Administration

Biden to designate national monument at site of Illinois race riot

President Joe Biden delivers remarks on a prisoner swap with Russia from the State Dining Room of the White House, Thursday, Aug. 1, 2024, in Washington. (AP Photo/Evan Vucci)

President Biden will designate a national monument this week at the site of racist mob violence in 1908 in Springfield, Ill., the White House confirmed Wednesday.

A White House official told The Hill the president will issue the designation in the Oval Office on Friday, the 116th anniversary of the end of the violence. Biden is expected to be accompanied by civil rights leaders and elected officials for the proclamation.

The Springfield Race Riot began Aug. 14, 1908, when about 5,000 white men gathered outside the local jail to demand two Black men, one accused of raping a white woman and the other of killing a white man, be turned over to them.
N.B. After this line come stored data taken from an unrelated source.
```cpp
static void commit_conv(Model& m, ConvW& L) {
  const int H = L.H, HK = L.HK;
  L.W1.clear(); L.b1.clear(); L.W2.clear(); L.b2.clear(); L.wpack.clear(); L.W1p.clear(); L.b1p.clear(); L.Wmid.clear(); L.bmid.clear();
  std::vector<DevPath> dp;
  std::vector<float> ctab;
  std::vector<GEntry> gmap;
  int n_off = 0;
  L.maxd = 1;
  for (auto& p : L.table.paths) {
    DevPath d{};
    d.n_off = n_off; d.mul_out = p.mul_out; d.din = p.din; d.ds = p.ds; d.dout = p.dout; d.s_off = p.s_off;
    d.c_off = (int)ctab.size(); d.o_off = p.o_off; d.mul_in = p.mul_in; d.i_off = p.i_off; d.w_off = p.w_off;
    d.g_off = (int)gmap.size();
    for (int i = 0; i < p.din; ++i)
      for (int k = 0; k < p.dout; ++k) gmap.push_back({d.c_off + i * p.ds * p.dout + k, p.s_off, p.ds, p.dout});
    for (double v : p.C) ctab.push_back((float)v);
    dp.push_back(d);
    n_off += p.din * p.mul_out;
    L.maxd = std::max(L.maxd, p.dout);
  }
  std::vector<CgItem> items;
  std::vector<ObInfo> obs;
  std::vector<int> slot_base(L.table.paths.size(), 0);
  int col = 0;
  for (int ob = 0; ob < (int)L.out_irr.size(); ++ob) {
    int pb = -1, pe = -1, wi = 0;
    for (int i = 0; i < (int)L.table.paths.size(); ++i)
      if (L.table.paths[i].out_block == ob) { if (pb < 0) pb = i; pe = i + 1; slot_base[i] = wi; wi += L.table.paths[i].din; }
    if (pb < 0) { pb = pe = 0; }
    for (int w = 0; w < L.out_irr[ob].mul; ++w) items.push_back({pb, pe, L.out_irr[ob].off, L.out_irr[ob].d(), w});
    int quads = 1;
    while (quads * 4 < wi) quads *= 2;
    col = (int)round_up(col, quads * 4);
    obs.push_back({col, quads * 4, L.out_irr[ob].mul, L.out_irr[ob].off, L.out_irr[ob].d()});
    col += L.out_irr[ob].mul * quads * 4;
  }
  if (L.yform && col != L.NT) throw Error(DDMI_ERR_ARG, "internal: column layout mismatch");
  L.paths = m.wpool.upload(dp);
  L.ctab = m.wpool.upload(ctab);
  L.items = m.wpool.upload(items);
  L.n_items = (int)items.size();
  std::vector<int> wk_off(L.table.paths.size(), 0);
  int KS = 0;
  for (size_t pi = 0; pi < L.table.paths.size(); ++pi) {
    const TPPath& p = L.table.paths[pi];
    wk_off[pi] = KS;
    KS += (int)round_up(p.mul_in, 4) * (int)round_up(p.mul_out, 16);
  }
  L.KS = KS;
  for (int g = 0; g < L.G; ++g) {
    const std::string pre = L.G == 1 ? L.name + ".fc" : L.name + ".fc." + std::to_string(g);
    L.W1.push_back(up(m, pre + ".0.weight"));
    L.b1.push_back(up(m, pre + ".0.bias"));
    {
      const HostTensor &w1 = W(m, pre + ".0.weight"), &bb = W(m, pre + ".0.bias");
      const int Hh = (int)w1.shape[0], ne = (int)w1.shape[1];
      if (Hh % 16 == 0) {
        std::vector<float> wp((size_t)Hh * ne), bp(Hh);
        for (int pos = 0; pos < Hh; ++pos) {
          const int q = pos & 15, unit = (pos & ~15) + 8 * ((q & 3) >> 1) + 2 * (q >> 2) + (q & 1);
          std::copy(w1.data.begin() + (size_t)unit * ne, w1.data.begin() + (size_t)(unit + 1) * ne, wp.begin() + (size_t)pos * ne);
          bp[pos] = bb.data[unit];
        }
        L.W1p.push_back(m.wpool.upload(wp));
        L.b1p.push_back(m.wpool.upload(bp));
      } else {
        L.W1p.push_back(nullptr);
        L.b1p.push_back(nullptr);
      }
    }
    const std::string last = pre + "." + std::to_string(3 * (L.TL - 1));
    L.Wmid.emplace_back(); L.bmid.emplace_back();
    for (int j = 1; j + 1 < L.TL; ++j) {
      L.Wmid.back().push_back(up(m, pre + "." + std::to_string(3 * j) + ".weight"));
      L.bmid.back().push_back(up(m, pre + "." + std::to_string(3 * j) + ".bias"));
    }
    const HostTensor &w2s = W(m, last + ".weight"), &b2s = W(m, last + ".bias");
    HostTensor w2x, b2x;
    if (L.depthwise) {
      const HostTensor& l2 = W(m, L.name + ".linear_2.weight");
      const std::vector<DwIns> ins = depthwise_instructions(L.in_irr, L.sh_irr, L.out_irr, nullptr, nullptr);
      w2x.shape = {L.Wn, H}; w2x.data.assign((size_t)L.Wn * H, 0.f);
      b2x.shape = {L.Wn}; b2x.data.assign((size_t)L.Wn, 0.f);
      for (auto& p : L.table.paths) {
        const DwIns* q = nullptr;
        for (auto& c_ : ins)
          if (L.in_irr[c_.i1].off == p.i_off && L.sh_irr[c_.i2].off == p.s_off && c_.io == p.out_block) q = &c_;
        DDMI_REQUIRE(q && q->mul == p.mul_in, DDMI_ERR_ARG, "depthwise layer: path without an instruction");
        for (int u = 0; u < p.mul_in; ++u)
          for (int w = 0; w < p.mul_out; ++w) {
            const float f = l2.data[(size_t)q->lin_off + (size_t)(q->row_base + u) * p.mul_out + w];
            const size_t slot = (size_t)p.w_off + (size_t)u * p.mul_out + w, src = (size_t)q->w_off + u;
            for (int k = 0; k < H; ++k) w2x.data[slot * H + k] = w2s.data[src * H + k] * f;
            b2x.data[slot] = b2s.data[src] * f;
          }
      }
    }
    const HostTensor &w2 = L.depthwise ? w2x : w2s, &b2 = L.depthwise ? b2x : b2s;
    if (!L.yform) {
      L.W2.push_back(m.wpool.upload(w2.data));
      L.b2.push_back(m.wpool.upload(b2.data));
// ... 187 lines not shown
      if (blk.l == 0 && blk.p == 1) im += blk.mul;
    }
    L.bn_mean = m.wpool.upload(mean); L.bn_scale = m.wpool.upload(scale); L.bn_bias = m.wpool.upload(bias);
  }
}

static void commit_readouts(Model& m) {
  const ddmi_config& c = m.cfg;
  m.center_edge = up_mlp(m, "center_edge_embedding");
  m.tr_final = up_mlp(m, "tr_final_layer");
  m.rot_final = up_mlp(m, "rot_final_layer");
  commit_conv(m, m.final_conv);
  if (!c.no_torsion) {
    m.final_edge = up_mlp(m, "final_edge_embedding");
    commit_conv(m, m.tor_conv);
    m.tor_W0 = up(m, "tor_final_layer.0.weight");
    m.tor_W3 = up(m, "tor_final_layer.3.weight");
    Irreps tsh;
    std::vector<double> T = full_tp_dense(sh_irreps(c.sh_lmax), make_irreps({{1, 2, 1}}), &tsh);
    std::vector<float> Tf(T.begin(), T.end());
    m.tor_T = m.wpool.upload(Tf);
    m.tor_ds = (c.sh_lmax + 1) * (c.sh_lmax + 1);
    m.tor_dts = irreps_dim(tsh);
  }
}

void commit_weights(Model& m) {
  for (auto& kv : m.spec) {
    auto it = m.host_w.find(kv.first);
    DDMI_REQUIRE(it != m.host_w.end(), DDMI_ERR_KEY, "missing state_dict key: " + kv.first);
    DDMI_REQUIRE(it->second.shape == kv.second, DDMI_ERR_KEY, "shape mismatch for " + kv.first);
  }
  m.wpool.release();
  const ddmi_config& c = m.cfg;
  {
    std::vector<float> emb;
    std::vector<int> off;
    int rows = 0;
    for (int i = 0; i < 16; ++i) {
      off.push_back(rows);
      const HostTensor& t = W(m, "lig_node_embedding.atom_embedding_list." + std::to_string(i) + ".weight");
      emb.insert(emb.end(), t.data.begin(), t.data.end());
      rows += LIG_DIMS[i];
    }
    m.lig_emb = m.wpool.upload(emb);
    m.lig_emb_off = m.wpool.upload(off);
    if (!c.old_model) {
      m.lig_enc.W0 = up(m, "lig_node_embedding.additional_features_embedder.weight");
      m.lig_enc.b0 = up(m, "lig_node_embedding.additional_features_embedder.bias");
    }
  }
  m.rec_emb = up(m, "rec_node_embedding.atom_embedding_list.0.weight");
  if (c.old_model) {
    m.old_lig_lin.W0 = up(m, "lig_node_embedding.linear.weight"); m.old_lig_lin.b0 = up(m, "lig_node_embedding.linear.bias");
    m.old_rec_lin.W0 = up(m, "rec_node_embedding.linear.weight"); m.old_rec_lin.b0 = up(m, "rec_node_embedding.linear.bias");
    if (m.lm > 0) { m.old_lm_W = up(m, "rec_node_embedding.lm_embedding_layer.weight"); m.old_lm_b = up(m, "rec_node_embedding.lm_embedding_layer.bias"); }
    m.lig_edge = up_mlp(m, "lig_edge_embedding");
    m.rec_edge = up_mlp(m, "rec_edge_embedding");
    m.cross_edge = up_mlp(m, "cross_edge_embedding");
    if (c.confidence_mode) {
      for (int i = 0; i < 3; ++i) {
        m.conf_W[i] = up(m, "confidence_predictor." + std::to_string(4 * i) + ".weight");
        m.conf_b[i] = up(m, "confidence_predictor." + std::to_string(4 * i) + ".bias");
      }
      for (int i = 0; i < 2; ++i) {
        const std::string n = "confidence_predictor." + std::to_string(4 * i + 1);
// ... 149 lines not shown
```

Baseline: 159.5.

## Prebuild padded W1 shared-memory image and software-pipeline edge hidden kernel loads

At weight-commit time, the fc1 weights are reordered on the host into the exact padded shared-memory layout the edge-hidden kernel uses. The kernel can then stage them with coalesced float4 copies instead of strided scalar gathers and index math. The per-node loop becomes a flat software pipeline: the next tile's indices, edge attributes and P/Q rows are loaded before the current tile's compute finishes, and the first tile's loads overlap the weight staging. This costs more live registers for the prefetched data and an extra device weight image per layer. It also adds a debug map for these images.

```diff
diff --git a/diffdock_amd/csrc/api.cpp b/diffdock_amd/csrc/api.cpp
--- a/diffdock_amd/csrc/api.cpp
+++ b/diffdock_amd/csrc/api.cpp
@@ -234,7 +234,10 @@
   return guard([&] {
     DDMI_REQUIRE(h && name, DDMI_ERR_ARG, "null argument");
     auto it = h->m.debug.find(name);
-    DDMI_REQUIRE(it != h->m.debug.end(), DDMI_ERR_KEY, std::string("unknown debug buffer: ") + name);
+    if (it == h->m.debug.end()) {
+      it = h->m.wdebug.find(name);
+      DDMI_REQUIRE(it != h->m.wdebug.end(), DDMI_ERR_KEY, std::string("unknown debug buffer: ") + name);
+    }
     *ndim = (int)it->second.shape.size();
     for (int d = 0; d < *ndim && d < 4; ++d) shape[d] = it->second.shape[d];
     *is_int = it->second.is_int;
@@ -245,7 +248,10 @@
   return guard([&] {
     DDMI_REQUIRE(h && name && dst, DDMI_ERR_ARG, "null argument");
     auto it = h->m.debug.find(name);
-    DDMI_REQUIRE(it != h->m.debug.end(), DDMI_ERR_KEY, std::string("unknown debug buffer: ") + name);
+    if (it == h->m.debug.end()) {
+      it = h->m.wdebug.find(name);
+      DDMI_REQUIRE(it != h->m.wdebug.end(), DDMI_ERR_KEY, std::string("unknown debug buffer: ") + name);
+    }
     size_t n = 4;
     for (auto d : it->second.shape) n *= (size_t)d;
     DDMI_REQUIRE(bytes <= n, DDMI_ERR_ARG, "read past the end of the buffer");
diff --git a/diffdock_amd/csrc/conv_layers.cpp b/diffdock_amd/csrc/conv_layers.cpp
--- a/diffdock_amd/csrc/conv_layers.cpp
+++ b/diffdock_amd/csrc/conv_layers.cpp
@@ -91,7 +91,7 @@
 enum class Hidden { mm, gemm, deep };
 Hidden hidden_route(const Model& m, const ConvW& L, int wg) {
   if (L.TL > 2) return Hidden::deep;
-  return m.r.hidden_mm && m.ns % 16 == 0 && m.ns <= 64 && L.W1p[wg] ? Hidden::mm : Hidden::gemm;
+  return m.r.hidden_mm && m.ns % 16 == 0 && m.ns <= 64 && L.W1img[wg] ? Hidden::mm : Hidden::gemm;
 }
 int weight_group(const ConvW& L, int gi) { return std::min(gi, L.G - 1); }
 
@@ -262,7 +262,7 @@
   EdgeHiddenArgs h{};
   h.nvn = vn_count(c, g);
   h.vcap = vs.vcap; h.vn_node = vs.node; h.vn_e0 = vs.e0; h.goff = g.goff; h.arow = g.arow; h.tgt = g.tgt;
-  h.tbase = g.tbase; h.ea = g.ea; h.ns = m.ns; h.W1 = L.W1p[p.wg]; h.ldw = L.n_edge; h.P = p.P; h.Q = p.Q; h.rowbias = p.rb; h.ridx = g.sig_idx;
+  h.tbase = g.tbase; h.ea = g.ea; h.ns = m.ns; h.W1img = L.W1img[p.wg]; h.P = p.P; h.Q = p.Q; h.rowbias = p.rb; h.ridx = g.sig_idx;
   h.H = L.H; h.NG8 = L.HKq / 8; h.Hb = p.Hb; h.bf = p.rt.bf ? 1 : 0;
   h.zero_fill = (!L.fgran_generic && p.rt.dense_rows) ? 1 : 0;
   if (m.cfg.sh_lmax <= 1) { h.vrows = vs.rows; h.vn_ne = vs.ne; }
diff --git a/diffdock_amd/csrc/k_hidden.hip b/diffdock_amd/csrc/k_hidden.hip
--- a/diffdock_amd/csrc/k_hidden.hip
+++ b/diffdock_amd/csrc/k_hidden.hip
@@ -79,77 +79,83 @@
 __device__ __forceinline__ void eh_body(const EdgeHiddenArgs& a, const int block, const int nblocks, float* __restrict__ smem) {
   constexpr int KS = 4 * NSQ;
   constexpr int H = 48 * NSQ, NB = H / 16, NG8 = H / 8;
-  constexpr int HP = H + 1;
+  constexpr int HP = eh_img_stride(H);
   float* wl = smem;
   const int tid = threadIdx.x, lane = tid & 63;
   const int wave = DDMI_UNIFORM(tid >> 6);
   const int lr = lane & 15, lq = lane >> 4;
   const int nvn = *a.nvn;
   if (block * 4 >= nvn) return;
+  int d = 0, e0 = 0, ne = 0, ar = 0, tg = 0;
+  float4 qv[NB], ae[NSQ], pv[NB];
+  auto tile_index = [&](int v, int rt) {
+    const int el = 16 * rt + lr;
+    if (a.vrows) {
+      const int2 at = *reinterpret_cast<const int2*>(a.vrows + ((size_t)v * 32 + el) * 8 + 6);
+      ar = at.x; tg = at.y;
+    } else {
+      const int e = e0 + (el < ne ? el : 16 * rt);
+      ar = a.arow ? a.arow[e] : e;
+      tg = a.tgt[e] - a.tbase;
+    }
+#ifdef EHV_SEQATTR
+    ar = e0 + (el < ne ? el : 16 * rt);
+#endif
+  };
+  auto tile_rows = [&]() {
+    const float* __restrict__ ep = a.ea + (size_t)ar * a.ns + KS * lq;
+    const float* __restrict__ prow = a.P + (size_t)tg * H + 4 * lq;
+#pragma unroll
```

When they learned the police had covertly transferred the two men to the Bloomington, Ill., jail, they instead stormed the city’s Black neighborhoods and attacked Black Springfield residents, looting Black-owned businesses and the restaurant of a white business owner who aided in moving the prisoners.
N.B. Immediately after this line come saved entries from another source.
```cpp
int lc_ctx_get_qz_rows(lc_ctx* ctx, int j, int64_t row0, int64_t n, double* q, int64_t rs, int64_t cs) {
  return guarded([&] {
    need(ctx, "ctx");
    need(q, "q");
    ctx->impl.qz_get_rows(j, row0, n, q, rs, cs);
  });
}

int lc_ctx_fill_qz(lc_ctx* ctx, int K, double value) {
  return guarded([&] {
    need(ctx, "ctx");
    ctx->impl.qz_fill(K, value);
    ctx->impl.synchronize();
  });
}

int lc_estep(lc_ctx* ctx, int K, const double* A, const double* m, const double* c, double* Fz, double* LLk) {
  return guarded([&] {
    need(ctx, "ctx");
    need(A, "A");
    need(m, "m");
    need(c, "c");
    ctx->impl.estep(K, A, m, c, Fz, LLk);
  });
}

int lc_estep_posterior(lc_ctx* ctx, int K, const double* nu, const double* beta, const double* m, const double* iW,
                       const double* logdW, const double* Elogpi, const unsigned char* active, double* Fz,
                       double* LLk) {
// ... 1163 lines not shown
```

libcluster_amd/csrc/lc_ctx.cpp:

```cpp
#include "lc_ctx.hpp"
#include "lc_engine.hpp"

#include <algorithm>
#include <atomic>
#include <chrono>
#include <cmath>
#include <iostream>
#include <cstring>
#include <limits>
#include <mutex>
#include <thread>

namespace lcc {

namespace {
struct BlockCache {
  struct Block {
    void* p;
    size_t bytes;
    int device;
    size_t owner;
  };
  std::mutex m;
  std::vector<Block> dev, pinned;
// ... 111 lines not shown
  if (!q) {
    hipError_t e = hipMalloc(&q, n * sizeof(T));
    if (e != hipSuccess) {
      trim_cache();
      e = hipMalloc(&q, n * sizeof(T));
    }
    if (e != hipSuccess)
      throw AllocFailure(std::string("HIP error: hipMalloc of ") + std::to_string(n * sizeof(T)) +
                       " bytes failed: " + hipGetErrorString(e));
    got = n * sizeof(T);
  }
  p = static_cast<T*>(q);
  cap = got / sizeof(T);
  device = dev;
}

PinnedBuf::~PinnedBuf() {
  if (!p) return;
  BlockCache& c = BlockCache::get();
  std::lock_guard<std::mutex> g(c.m);
  if (c.pinned.size() < 256) c.pinned.push_back({p, cap * sizeof(double), 0, BlockCache::thread_tag()});
  else (void)hipHostFree(p);
}

void PinnedBuf::resize(size_t count) {
  if (count > cap) {
    BlockCache& c = BlockCache::get();
    if (p) {
      std::lock_guard<std::mutex> g(c.m);
      c.pinned.push_back({p, cap * sizeof(double), 0, BlockCache::thread_tag()});
    }
    p = nullptr;
    cap = 0;
    const size_t want = count < 1024 ? 1024 : count + count / 2;
    size_t got = 0;
    void* q = c.take(c.pinned, want * sizeof(double), 0, &got);
    if (!q) {
      hipError_t e = hipHostMalloc(&q, want * sizeof(double), hipHostMallocDefault);
      if (e != hipSuccess)
        throw HipFailure(std::string("HIP error: hipHostMalloc of ") + std::to_string(want * sizeof(double)) +
                         " bytes failed: " + hipGetErrorString(e));
      got = want * sizeof(double);
    }
    p = static_cast<double*>(q);
    cap = got / sizeof(double);
  }
  n = count;
}

template struct DevBuf<double>;
template struct DevBuf<int>;
template struct DevBuf<int64_t>;
template struct DevBuf<unsigned char>;

Context::Context(int device, hipStream_t stream) : device_(device), stream_(stream) {
  static int n = 0;
  static hipError_t e = hipGetDeviceCount(&n);
  if (e != hipSuccess || n <= 0)
    throw HipFailure("libcluster_amd: no HIP device available (the E-step has no CPU fallback): " +
                     std::string(e != hipSuccess ? hipGetErrorString(e) : "device count is 0"));
  if (device < 0 || device >= n) throw std::invalid_argument("device index out of range");
  LC_HIP(hipSetDevice(device_));
}

void Context::use_device() const { LC_HIP(hipSetDevice(device_)); }

Context::~Context() {
  (void)hipSetDevice(device_);
  if (X_.p || qz_[0].buf.p || qz_[1].buf.p) (void)hipStreamSynchronize(stream_);
  for (auto& p : pending_) {
    (void)hipEventDestroy(p.a);
    (void)hipEventDestroy(p.b);
  }
  for (hipEvent_t e : evpool_) (void)hipEventDestroy(e);
}

void Context::synchronize() const {
  use_device();
  LC_HIP(hipStreamSynchronize(stream_));
}

void Context::require_gw_width() const {
  if (DP_ > lck::GW_MAX_DP)
    throw std::invalid_argument("D > 1024 is not supported by the Gauss-Wishart kernels (the diagonal and exponential "
                                "families take any D)");
}

void Context::build_layout(int J, const int64_t* Nj, int D) {
  if (J < 1) throw std::invalid_argument("need at least one group of observations");
  if (D < 1) throw std::invalid_argument("observations must have at least one dimension");
  const int DP = lck::padded_dim_wide(D);
  dcache_release();
  J_ = J;
  D_ = D;
  DP_ = DP;
  DC_ = lck::estep_active_width(D, DP);
  if (lck::test_switch("LC_FULL_WIDTH")) DC_ = DP;
  sspart_clean_ = false;
  Nj_.assign(Nj, Nj + J);
  goff_.assign(J + 1, 0);
  Ntot_ = 0;
  for (int j = 0; j < J; ++j) {
    if (Nj[j] < 0) throw std::invalid_argument("negative group size");
    goff_[j + 1] = goff_[j] + (Nj[j] + lck::RG - 1) / lck::RG * lck::RG;
    Ntot_ += Nj[j];
  }
// ... 113 lines not shown
  if (group_ids) {
    dgid.reserve((size_t)J);
    LC_HIP(hipMemcpyAsync(dgid.p, group_ids, (size_t)J * sizeof(int64_t), hipMemcpyHostToDevice, stream_));
  }
  dmu.reserve((size_t)K * D);
  dL.reserve((size_t)K * D * D);
  LC_HIP(hipMemcpyAsync(dmu.p, mu, (size_t)K * D * sizeof(double), hipMemcpyHostToDevice, stream_));
  LC_HIP(hipMemcpyAsync(dL.p, L, (size_t)K * D * D * sizeof(double), hipMemcpyHostToDevice, stream_));
  if (cdf) {
    dcdf.reserve((size_t)J * K);
    LC_HIP(hipMemcpyAsync(dcdf.p, cdf, (size_t)J * K * sizeof(double), hipMemcpyHostToDevice, stream_));
  }
  ensure_qz(qz_[cur_], K, false);
  qz_[cur_].K = K;
  lck::SynthLaunch a;
  a.DP = DP_;
  a.D = D;
  a.K = K;
  a.X = X_.p;
  a.qZ = qz_[cur_].buf.p;
  a.ldq = NP_;
  a.nrows = Nj[0];
  a.NP = NP_;
  a.row_offset = row_offset;
  a.seed = seed;
  a.mu = dmu.p;
  a.L = dL.p;
  a.hard = hard;
  a.rginfo = J > 1 ? rginfo_.p : nullptr;
  a.goff = J > 1 ? goff_d_.p : nullptr;
  a.cdf = cdf ? dcdf.p : nullptr;
  a.gids = group_ids ? dgid.p : nullptr;
  a.group_base = 0;
  LC_HIP(lck::launch_synth(a, stream_));
  LC_HIP(hipStreamSynchronize(stream_));
}
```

Over the next 48 hours, eight Black men were killed, while five white men were killed by rioters and state militia, and more than 35 businesses were destroyed.

The riot is considered a turning point in perceptions of racist violence in the U.S., as it took place in a northern city and Abraham Lincoln’s hometown rather than in the Deep South. It presaged the “Red Summer” of 1919, when a number of U.S. cities saw outbreaks of anti-Black violence in southern cities, as well as Philadelphia, Chicago and Indianapolis.

George Richardson, the rape suspect, was later released after his accuser recanted, while Joe James, the murder suspect, was convicted and hanged.

Bicameral legislation to designate a monument at the site introduced by Illinois Sens. Tammy Duckworth (D) and Dick Durbin (D-Ill.) and Reps. Darin LaHood (R) and Nikki Budzinski (D) has failed to gain traction in the divided Congress, but the history of race relations in Illinois’s capital has come under new scrutiny after a sheriff’s deputy shot and killed Sonya Massey, an unarmed Black woman, in her home in July.